Among those choices, Shultz said, should be an Administration commitment to reduce the U.S. budget deficit and resist protectionist moves against Japan and other sources of the U.S. trade deficit. But he rejected the view of France and other West European nations that the dollar can be brought more in line with other currencies through government intervention.

He conceded that, if current trends continue, the United States will incur a net debt of about $100 billion by the end of the year and that any sudden flight of foreign capital away from the United States would “force a decline in our investment and impair the long-term growth of the American economy” if the budget deficit is not reduced first.

But he insisted that the way to reduce the strong dollar that attracts much of that foreign capital is for European economies to get stronger and for Japan to open its own markets to outside investment, not for the dollar to be forced down artificially.

Chiefly Analysis

Shultz’s speech, the text of which was made available in Washington, seemed more an analysis of a complex global economic situation than a policy statement.
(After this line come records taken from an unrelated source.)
@@ -1062,7 +1079,8 @@
                         rows_ext.fin_prev = rows_ext.fin_unfinished_out = None
                 self._step(p, P, ws, xt[cur], h[cur], c[cur], h[nxt], c[nxt], aC[:, t], aS[:, t], bG[:, t:t + 1],
                            logits, om, osc, tok=(sos if t == 0 else seq[:, t - 1]) if use_tab else None,
-                           hp_cur=hp[cur], hp_nxt=hp[nxt], rows_ext=rows_ext)
+                           hp_cur=hp[cur], hp_nxt=hp[nxt], rows_ext=rows_ext,
+                           state_zero=(t == 0 and lean_on and rows_ext is None))
                 if fuse and t + 1 < T:
                     continue
                 rs.t = t
diff --git a/insenticap_model_amd/csrc/attention.hip b/insenticap_model_amd/csrc/attention.hip
--- a/insenticap_model_amd/csrc/attention.hip
+++ b/insenticap_model_amd/csrc/attention.hip
@@ -699,7 +699,7 @@
             float4 f;
             f.x = beta * a.x + (1.0f - beta) * c.x; f.y = beta * a.y + (1.0f - beta) * c.y;
             f.z = beta * a.z + (1.0f - beta) * c.z; f.w = beta * a.w + (1.0f - beta) * c.w;
-            o4[d] = f;
+            if (out) o4[d] = f;
             if (out_hi) store_planes4(out_hi, out_lo, b, 4 * d, D, f);
         }
         return;
@@ -707,7 +707,7 @@
     for (int d = lane; d < D; d += 64) {
         const long long o = (long long)b * D + d;
         const float f = beta * v[o] + (1.0f - beta) * s[o];
-        out[o] = f;
+        if (out) out[o] = f;
         if (out_hi) {
             const long long po = plane_index(b, d, D);
             isc_split_f16(f, out_hi[po], out_lo[po]);
@@ -718,8 +718,9 @@
 extern "C" int isc_gate_mix_fwd(const float *z, const float *w, const float *w_bias, const float *v,
                                 const float *s, int B, int A, int D, float *out, float *beta_out,
                                 int64_t beta_ld, void *out_hi, void *out_lo, void *stream) {
-    if (!z || !w || !v || !s || !out) return ISC_E_NULL;
+    if (!z || !w || !v || !s) return ISC_E_NULL;
     if ((out_hi == nullptr) != (out_lo == nullptr)) return ISC_E_NULL;
+    if (!out && !out_hi) return ISC_E_NULL;
     if ((D & 3) == 0 && (!isc_aligned16(v) || !isc_aligned16(s) || !isc_aligned16(out))) return ISC_E_ALIGN;
     if (B <= 0 || A <= 0 || D <= 0) return ISC_E_SHAPE;
     hipLaunchKernelGGL(gate_mix_kernel, dim3((B + 3) / 4), dim3(256), 0, (hipStream_t)stream, z, w,
diff --git a/insenticap_model_amd/csrc/gemm_f32.hip b/insenticap_model_amd/csrc/gemm_f32.hip
--- a/insenticap_model_amd/csrc/gemm_f32.hip
+++ b/insenticap_model_amd/csrc/gemm_f32.hip
@@ -345,7 +345,7 @@
         if (ok[e]) {
             const long long o = (long long)gm[e] * H + unit;
             P.c_out[o] = c2;
-            P.h_out[o] = h2;
+            if (P.h_out) P.h_out[o] = h2;
             if (P.h_hi) {
                 const long long po = plane_index(gm[e], unit, H);
                 isc_split_f16(h2, P.h_hi[po], P.h_lo[po]);
@@ -1015,7 +1015,7 @@
             if (ok[r]) {
                 const long long o = (long long)gm[r] * H + u0;
                 *reinterpret_cast<float2 *>(P.c_out + o) = make_float2(c2[0], c2[1]);
-                *reinterpret_cast<float2 *>(P.h_out + o) = make_float2(h2[0], h2[1]);
+                if (P.h_out) *reinterpret_cast<float2 *>(P.h_out + o) = make_float2(h2[0], h2[1]);
                 if (P.h_hi) {
                     typedef _Float16 h2v __attribute__((ext_vector_type(2)));
                     _Float16 a0, a1, l0, l1;
@@ -1866,6 +1866,26 @@
     lstm_cells<1>(P, gma, unit, ok, g);
 }
 
+__global__ __launch_bounds__(256) void lstm_cells_only_kernel(const DevLaunch L) {
+    ISC_GATE_RETURN(L);
+    const DevProb &P = L.p[0];
+    const int H = P.H;
+    const long long i = (long long)blockIdx.x * 256 + threadIdx.x;
+    if (i >= (long long)((P.M + 3) >> 2) * H) return;
+    const int m0 = (int)(i / H) * 4, unit = (int)(i % H);
+    int gm[4];
+    bool ok[4];
+    float g[4][4];
+#pragma unroll
+    for (int e = 0; e < 4; ++e) {
+        gm[e] = m0 + e;
+        ok[e] = gm[e] < P.M;
+#pragma unroll
+        for (int k = 0; k < 4; ++k) g[e][k] = 0.f;
+    }
+    lstm_cells<4>(P, gm, unit, ok, g);
+}
+
 __device__ __forceinline__ void wave_vocab_tile128(const DevProb &P, int gm, int tn, const float (&v)[2], int lane) {
     float x[2];
     int col[2];
@@ -2109,7 +2129,8 @@
 static int check_segs(const isc_seg *seg, int nseg) {
     if (nseg < 1 || nseg > ISC_MAX_SEG) return ISC_E_SHAPE;
     for (int s = 0; s < nseg; ++s) {
-        if (!seg[s].A || !seg[s].W) return ISC_E_NULL;
+        const bool planes = seg[s].A_hi && seg[s].A_lo && !seg[s].a_f16;
+        if ((!seg[s].A && !planes) || !seg[s].W) return ISC_E_NULL;
         if (seg[s].K <= 0 || (seg[s].K % BK) != 0) return ISC_E_SHAPE;
         if ((seg[s].lda & 3) || (seg[s].ldw & 3)) return ISC_E_ALIGN;
         if (!isc_aligned16(seg[s].A) || !isc_aligned16(seg[s].W)) return ISC_E_ALIGN;
@@ -3038,13 +3059,22 @@
     return (int)S;
 }
 
+static bool segs_planes_only(const DevLaunch &L) {
+    for (int i = 0; i < L.nprob; ++i)
+        for (int s = 0; s < L.p[i].nseg; ++s)
+            if (!L.p[i].seg[s].A) return true;
+    return false;
+}
+
 template <int EPI>
 static int route_nt(DevLaunch &L, float *ws, long long ws_floats, hipStream_t st, bool allow_xl, bool decide_only) {
-    if (const int kmax = gemv_plan<EPI>(L)) return decide_only ? 0 : gemv_run<EPI>(L, kmax, st);
+    const bool no_rows = !decide_only && segs_planes_only(L);
+    if (const int kmax = gemv_plan<EPI>(L)) return decide_only ? 0 : (no_rows ? ISC_E_NULL : gemv_run<EPI>(L, kmax, st));
     const H3sPlan hs = h3s_plan<EPI>(L, ws, ws_floats, st, 0);
-    if (hs.T) return decide_only ? 0 : h3s_run<EPI>(L, hs, ws, ws_floats, st, 0);
+    if (hs.T) return decide_only ? 2 : h3s_run<EPI>(L, hs, ws, ws_floats, st, 0);
     if (plan_splitk(L, ws, ws_floats) > 1) {
         if (decide_only) return 0;
+        if (no_rows) return ISC_E_NULL;
         finish_tiling(L, 2);
         const int rc = launch_any<EPI_LINEAR, false, false>(L, 2, st);
         return rc ? rc : launch_splitk_reduce<EPI>(L, st);
@@ -3052,6 +3082,7 @@
     const H3Plan h = h3_plan<EPI>(L, ws, ws_floats, st, 0);
     if (h.take) return decide_only ? 1 : h3_run<EPI>(L, h, ws, st, 0);
     if (decide_only) return 0;
+    if (no_rows) return ISC_E_NULL;
     const int tile = pick_tile(L, allow_xl, true, true);
     finish_tiling(L, tile);
     return launch_any<EPI, false, false>(L, tile, st);
@@ -3180,12 +3211,17 @@
     return gemm_bwd_run(pr, n_prob, layout, (hipStream_t)stream);
 }
 
-extern "C" int isc_lstm_fwd(const isc_lstm_problem *q, void *stream) {
+static std::atomic<long long> g_lstm_cells_launches{0};
+extern "C" long long isc_lstm_cells_launches(void) { return g_lstm_cells_launches.load(); }
+
+static int lstm_fwd_run(const isc_lstm_problem *q, void *stream, bool decide_only) {
     if (!q) return ISC_E_NULL;
-    int rc = check_segs(q->seg, q->nseg);
+    int rc = q->nseg == 0 ? ISC_OK : check_segs(q->seg, q->nseg);
     if (rc) return rc;
     if (segs_any_f16(q->seg, q->nseg)) return ISC_E_SHAPE;
-    if (!q->c_prev || !q->h_out || !q->c_out) return ISC_E_NULL;
+    if (!q->c_prev || !q->c_out) return ISC_E_NULL;
+    if ((q->h_hi == nullptr) != (q->h_lo == nullptr)) return ISC_E_NULL;
+    if (!q->h_out && (!q->h_hi || q->h_keep_mask)) return ISC_E_NULL;
     if ((!q->b_ih || !q->b_hh) && !q->pre) return ISC_E_NULL;
     if ((q->b_ih == nullptr) != (q->b_hh == nullptr)) return ISC_E_NULL;
     if (q->tab && !q->tab_ids) return ISC_E_NULL;
@@ -3201,19 +3237,33 @@
     d.bias0 = q->b_ih; d.bias1 = q->b_hh;
     d.c_prev = q->c_prev; d.h_out = q->h_out; d.c_out = q->c_out; d.gates_out = q->gates_out;
     d.hmask = q->h_keep_mask; d.mask_scale = q->mask_scale; d.hdrop = q->hdrop_out;
-    if ((q->h_hi == nullptr) != (q->h_lo == nullptr)) return ISC_E_NULL;
     d.h_hi = static_cast<_Float16 *>(q->h_hi); d.h_lo = static_cast<_Float16 *>(q->h_lo);
     d.pre = q->pre; d.tab = q->tab; d.tab_ids = q->tab_ids; d.tab_ids_stride = q->tab_ids_stride;
     d.pre_div = q->pre_div > 1 ? q->pre_div : 1;
-    return route_nt<EPI_LSTM>(L, q->splitk_ws, q->splitk_ws_floats, (hipStream_t)stream, !q->pre && !q->tab, false);
-}
-
-extern "C" int isc_vocab_fwd(const float *h, int ldh, const float *W, int ldw, const float *bias,
-                             int M, int V, int K, float *logits, int64_t ld_logits,
-                             float *part_max, float *part_sum, int32_t *part_idx,
-                             const void *h_hi, const void *h_lo,
-                             float *splitk_ws, int64_t splitk_ws_floats, void *stream) {
-    if (!h || !W || !bias || !part_max || !part_sum || !part_idx) return ISC_E_NULL;
+    if (q->nseg == 0) {
+        if (decide_only) return 0;
+        const long long n = (long long)((q->M + 3) >> 2) * q->H;
+        hipLaunchKernelGGL(lstm_cells_only_kernel, dim3((unsigned)((n + 255) / 256)), dim3(256), 0, (hipStream_t)stream, L);
+        ++g_lstm_cells_launches;
+        ISC_LAUNCH_CHECK();
+        return ISC_OK;
+    }
+    return route_nt<EPI_LSTM>(L, q->splitk_ws, q->splitk_ws_floats, (hipStream_t)stream, !q->pre && !q->tab, decide_only);
+}
+
+extern "C" int isc_lstm_fwd(const isc_lstm_problem *q, void *stream) { return lstm_fwd_run(q, stream, false); }
+
+int isc_lstm_route_(const isc_lstm_problem *q, void *stream) { return lstm_fwd_run(q, stream, true); }
+int isc_linear_route_(const isc_linear_problem *pr, int n_prob, void *stream) {
+    return linear_fwd_run(pr, n_prob, stream, true);
+}
+
+static int vocab_fwd_run(const float *h, int ldh, const float *W, int ldw, const float *bias,
+                         int M, int V, int K, float *logits, int64_t ld_logits,
+                         float *part_max, float *part_sum, int32_t *part_idx,
+                         const void *h_hi, const void *h_lo,
+                         float *splitk_ws, int64_t splitk_ws_floats, void *stream, bool decide_only) {
+    if (!W || !bias || !part_max || !part_sum || !part_idx) return ISC_E_NULL;
     isc_seg sg = {h, W, ldh, ldw, K, 0, h_hi, h_lo};
     int rc = check_segs(&sg, 1);
     if (rc) return rc;
@@ -3227,5 +3277,20 @@
     d.C = logits; d.ld_logits = ld_logits;
     d.pmax = part_max; d.psum = part_sum; d.pidx = part_idx;
     d.ntile_total = (V + 127) / 128;
-    return route_nt<EPI_VOCAB>(L, splitk_ws, splitk_ws_floats, (hipStream_t)stream, false, false);
-}
+    return route_nt<EPI_VOCAB>(L, splitk_ws, splitk_ws_floats, (hipStream_t)stream, false, decide_only);
+}
+
+extern "C" int isc_vocab_fwd(const float *h, int ldh, const float *W, int ldw, const float *bias,
+                             int M, int V, int K, float *logits, int64_t ld_logits,
+                             float *part_max, float *part_sum, int32_t *part_idx,
+                             const void *h_hi, const void *h_lo,
+                             float *splitk_ws, int64_t splitk_ws_floats, void *stream) {
+    return vocab_fwd_run(h, ldh, W, ldw, bias, M, V, K, logits, ld_logits, part_max, part_sum, part_idx, h_hi, h_lo,
+                         splitk_ws, splitk_ws_floats, stream, false);
+}
+int isc_vocab_route_(const float *W, int ldw, const float *bias, int M, int V, int K, float *part_max, float *part_sum,
+                     int32_t *part_idx, const void *h_hi, const void *h_lo, float *splitk_ws, int64_t splitk_ws_floats,
+                     void *stream) {
+    return vocab_fwd_run(nullptr, K, W, ldw, bias, M, V, K, nullptr, 0, part_max, part_sum, part_idx, h_hi, h_lo,
+                         splitk_ws, splitk_ws_floats, stream, true);
+}
diff --git a/insenticap_model_amd/csrc/rows.hip b/insenticap_model_amd/csrc/rows.hip
--- a/insenticap_model_amd/csrc/rows.hip
+++ b/insenticap_model_amd/csrc/rows.hip
@@ -1099,6 +1099,7 @@
     if (!p || !x) return ISC_E_NULL;
     if (!isc_rows_step_supported(p)) return ISC_E_SHAPE;
     if (!p->pmax || !p->psum || !p->pidx) return ISC_E_NULL;
+    if (!p->h1_prev || !p->h2_prev || !p->h1 || !p->h2 || (p->att_e && p->words_e && !p->f)) return ISC_E_NULL;
     hipStream_t st = (hipStream_t)stream;
     const int rows = p->rows, H = p->H, E = p->E, A = p->A, W = p->W, V = p->V;
     const int ld1 = H + E + W, ld2 = E + H;
diff --git a/insenticap_model_amd/csrc/step.hip b/insenticap_model_amd/csrc/step.hip
--- a/insenticap_model_amd/csrc/step.hip
+++ b/insenticap_model_amd/csrc/step.hip
@@ -13,7 +13,13 @@
         if (rc__) return rc__; \
     } while (0)
 
-extern "C" int isc_step_fwd(const isc_step_plan *p, void *stream) {
+int isc_lstm_route_(const isc_lstm_problem *q, void *stream);
+int isc_linear_route_(const isc_linear_problem *pr, int n_prob, void *stream);
+int isc_vocab_route_(const float *W, int ldw, const float *bias, int M, int V, int K, float *part_max, float *part_sum,
+                     int32_t *part_idx, const void *h_hi, const void *h_lo, float *splitk_ws, int64_t splitk_ws_floats,
+                     void *stream);
+
+static int step_fwd_run(const isc_step_plan *p, void *stream, bool probe) {
     if (!p) return ISC_E_NULL;
     const int rows = p->rows, H = p->H, E = p->E, A = p->A, W = p->W, V = p->V;
     if (rows <= 0 || H <= 0) return ISC_E_SHAPE;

Nevertheless, it did contain a program of policies that President Reagan will probably urge on other heads of government at Bonn on May 1 and 2. It called for:

- The United States to “substantially reduce its federal spending and deficit.” In keeping with Administration policy, Shultz rejected the possibility of a tax increase to reduce the deficit.

- Concerted action by Western Europe to eliminate labor market rigidities, “reduce the obstacles to change and innovation” and adopt policies that “attract capital and that stimulate domestic investment.”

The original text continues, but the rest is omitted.